Welcome to XboxIssues

Welcome. I decided to make this blog after being a Xbox Ambassador for a number of years.

If you don't know an Ambassador is a Volunteer that Microsoft uses to help ease the load on the actual hard working support people.

I noticed that alot of the questions I would get could easily be solved by using Microsofts Xbox.com site.

Since some of the help articles may be hard to find, understand or the issue may be called something different in the gaming community making it more difficult to solve, I've decided to make this blog to make it easier for fellow gamers to get xbox assistance, news and all things Xbox.

If you have any Xbox related question you can find the answer to feel free to contact me on YouTube, twitter or in the comments.

Thursday, May 2, 2019

NEWS: What is 768K Day, and Will It Cause Internet Outages?

An internet milestone known as "768k Day" is getting closer and some network administrators are shaking in their boots fearing downtime caused by outdated network equipment.

The fear is justified, and many companies have taken precautions to update old routers, but some cascading failures are still predicted.







WHAT IS 768K DAY?
The term 768k Day comes from the original mother of all internet outages known as 512k Day.

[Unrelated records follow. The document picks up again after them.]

class StepPlanner:

    def __init__(self, fn, ent, rel, rel_off, D, B, N, gamma, emb_range, modulus=0.0, temperature=1.0,
                 adversarial=True):
        import ctypes
        _need_gpu(ent, rel)
        _fp32(ent, "entity_embedding")
        _fp32(rel, "relation_embedding")
        self.fn, self.ent, self.rel, self.rel_off, self.D = fn, ent, rel, rel_off, D
        self.B, self.N = B, N
        lib = _lib.load()
        nbytes = int(lib.kge_step_planner_plan_size(fn, ent.shape[0], ent.stride(0), rel.shape[0], rel.stride(0),
                                                    rel_off, B, N, D))
        if nbytes <= 0:
            raise _lib.KGEHipError("kge_step_plan_size is 0: the tile form does not apply to this shape "
                                   "(use step_forward_raw)")
        self._bufs = [torch.empty(nbytes, dtype=torch.uint8, device=ent.device) for _ in range(2)]
        h = ctypes.c_void_p()
        check(lib.kge_step_planner_create(
            ctypes.addressof(h), fn, ent.data_ptr(), ent.shape[0], ent.stride(0), rel.data_ptr(), rel.shape[0],
            rel.stride(0), rel_off, B, N, D, float(gamma), float(emb_range), float(modulus), float(temperature),
            int(bool(adversarial)), self._bufs[0].data_ptr(), self._bufs[1].data_ptr(), nbytes,
            _stream(ent.device)), "kge_step_planner_create")
        self._h = h.value
        self._lib = lib
        self.board = torch.empty(int(lib.kge_step_board_size()), dtype=torch.uint8, device=ent.device)
        check(lib.kge_step_planner_set_board(self._h, self.board.data_ptr(), self.board.numel()),
              "kge_step_planner_set_board")
        self._step_fn = lib.kge_step_planner_step
        self._planned = False
        self._held = None
        self._pshape, self._nshape = (B, 3), (B, N)
        self._out_ok = None

    @staticmethod
    def plan_size(fn, ent, rel, rel_off, D, B, N):
        return int(_lib.load().kge_step_plan_size(fn, ent.shape[0], ent.stride(0), rel.shape[0], rel.stride(0),
                                                  rel_off, B, N, D))

    @classmethod
    def available(cls, fn, ent, rel, rel_off, D, B, N):
        return cls.plan_size(fn, ent, rel, rel_off, D, B, N) > 0

    def _check_batch(self, pos, neg, mode):
        if mode not in (HEAD_BATCH, TAIL_BATCH):
            raise ValueError("a planned step needs a negative mode (0 head-batch or 1 tail-batch)")
        if pos.shape != self._pshape or neg.shape != self._nshape:
            raise ValueError(f"a planned batch must be pos [{self.B}, 3] and neg [{self.B}, {self.N}]")
        if pos.dtype != torch.int64 or neg.dtype != torch.int64 or pos.device != self.ent.device or \
                neg.device != self.ent.device:
            raise TypeError("a planned batch must be int64 tensors on the tables' device")
        if pos.stride() != (3, 1) or neg.stride(1) != 1:
            raise ValueError("pos must be contiguous and neg row-contiguous")

    def set_sweep(self, alternate):
        check(self._lib.kge_step_planner_set_sweep(self._h, int(alternate)), "kge_step_planner_set_sweep")

    def set_form(self, waves=0, depth=0):
        check(self._lib.kge_step_planner_set_form(self._h, int(waves), int(depth)), "kge_step_planner_set_form")

    def set_rows(self, rows):
        check(self._lib.kge_step_planner_set_rows(self._h, int(rows)), "kge_step_planner_set_rows")

    def set_lead(self, lead):
        check(self._lib.kge_step_planner_set_lead(self._h, int(lead)), "kge_step_planner_set_lead")

    def form(self):
        return {k: int(self._lib.kge_step_planner_get(self._h, i))
                for k, i in (("waves", 0), ("depth", 1), ("lead", 2), ("throttle", 3), ("tag", 4), ("rows", 6),
                             ("plan_blocks", 7))}

    def set_modulus(self, modulus):
        check(self._lib.kge_step_planner_set_modulus(self._h, float(modulus)), "kge_step_planner_set_modulus")

    def plan(self, pos, neg, mode):
        self._check_batch(pos, neg, mode)
        check(self._lib.kge_step_planner_plan(self._h, pos.data_ptr(), neg.data_ptr(), neg.stride(0), mode),
              "kge_step_planner_plan")
        self._planned, self._held = True, (pos, neg)

    def outputs(self):
        dev = self.ent.device
        return (torch.empty((self.B,), dtype=torch.float32, device=dev),
                torch.empty((self.B,), dtype=torch.float32, device=dev),
                torch.empty((self.B, self.N), dtype=torch.float32, device=dev),
                torch.empty((self.B,), dtype=torch.float32, device=dev))

    def _check_outputs(self, out):
        if not isinstance(out, (tuple, list)) or len(out) != 4:
            raise ValueError("StepPlanner.step: out must be (out_neg, out_pos, neg_scores, pos_scores)")
        shapes = ((self.B,), (self.B,), (self.B, self.N), (self.B,))
        strides = ((1,), (1,), (self.N, 1), (1,))
        for t, shp, std, nm in zip(out, shapes, strides, ("out_neg", "out_pos", "neg_scores", "pos_scores")):
            if not isinstance(t, torch.Tensor) or t.dtype != torch.float32 or t.device != self.ent.device:
                raise TypeError(f"StepPlanner.step: {nm} must be a float32 tensor on {self.ent.device}")
            if tuple(t.shape) != shp or (t.numel() > 1 and tuple(t.stride()) != std):
                raise ValueError(f"StepPlanner.step: {nm} must have shape {shp} and strides {std}")

    def step(self, nxt=None, out=None):
        if not self._planned:
            raise RuntimeError("StepPlanner.step: no batch planned (call plan() first, or pass nxt to step)")
        if out is not None and out is not self._out_ok:
            self._check_outputs(out)
            self._out_ok = out
        out_neg, out_pos, neg_scores, pos_scores = out if out is not None else self.outputs()
        if nxt is None:
            rc = self._step_fn(self._h, None, None, 0, 0, neg_scores.data_ptr(), out_neg.data_ptr(),
                               pos_scores.data_ptr(), out_pos.data_ptr())
        else:
            npos, nneg, nmode = nxt
            self._check_batch(npos, nneg, nmode)
            rc = self._step_fn(self._h, npos.data_ptr(), nneg.data_ptr(), nneg.stride(0), nmode,
                               neg_scores.data_ptr(), out_neg.data_ptr(), pos_scores.data_ptr(), out_pos.data_ptr())
        check(rc, "kge_step_planner_step")
        if nxt is None:
            self._planned, self._held = False, None
        else:
            self._held = (nxt[0], nxt[1])
        return out_neg, out_pos, neg_scores, pos_scores

    def __del__(self):
        h = getattr(self, "_h", None)
        if h:
            try:
                self._lib.kge_step_planner_destroy(h)
            except Exception:
                pass
            self._h = None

512k Day happened on August 12, 2014, when hundreds of ISPs from all over the world went down, causing billions of dollars in damages due to lost trade and fees, from a lack of internet connectivity or packet loss.

The original 512k Day took place because routers ran out of memory for storing the global BGP routing table, a file that holds the IPv4 addresses of all known internet-connected networks.

At the time, a large chunk of the internet was being routed through devices that were allocating TCAM (ternary content-addressable memory) large enough to store no more than 512,000 internet routes.

But when on August 12, 2014, Verizon added 15,000 new BGP routes, this caused the global BGP routing table to suddenly go over the 512,000 lines without warning. On older routers, this manifested by the global routing table file overflowing from its allocated memory, crashing the devices every time they attempted to read or work with the file. Companies like Microsoft, eBay, LastPass, BT, LiquidWeb, Comcast, AT&T, Sprint, and Verizon, were all impacted.

Many legacy routers received emergency firmware patches that allowed network admins to set a higher threshold for the size of the memory allocated to handle the global BGP routing table.

Most network administrators followed documentation provided at the time and set the new upper limit at 768,000 -- aka 768k.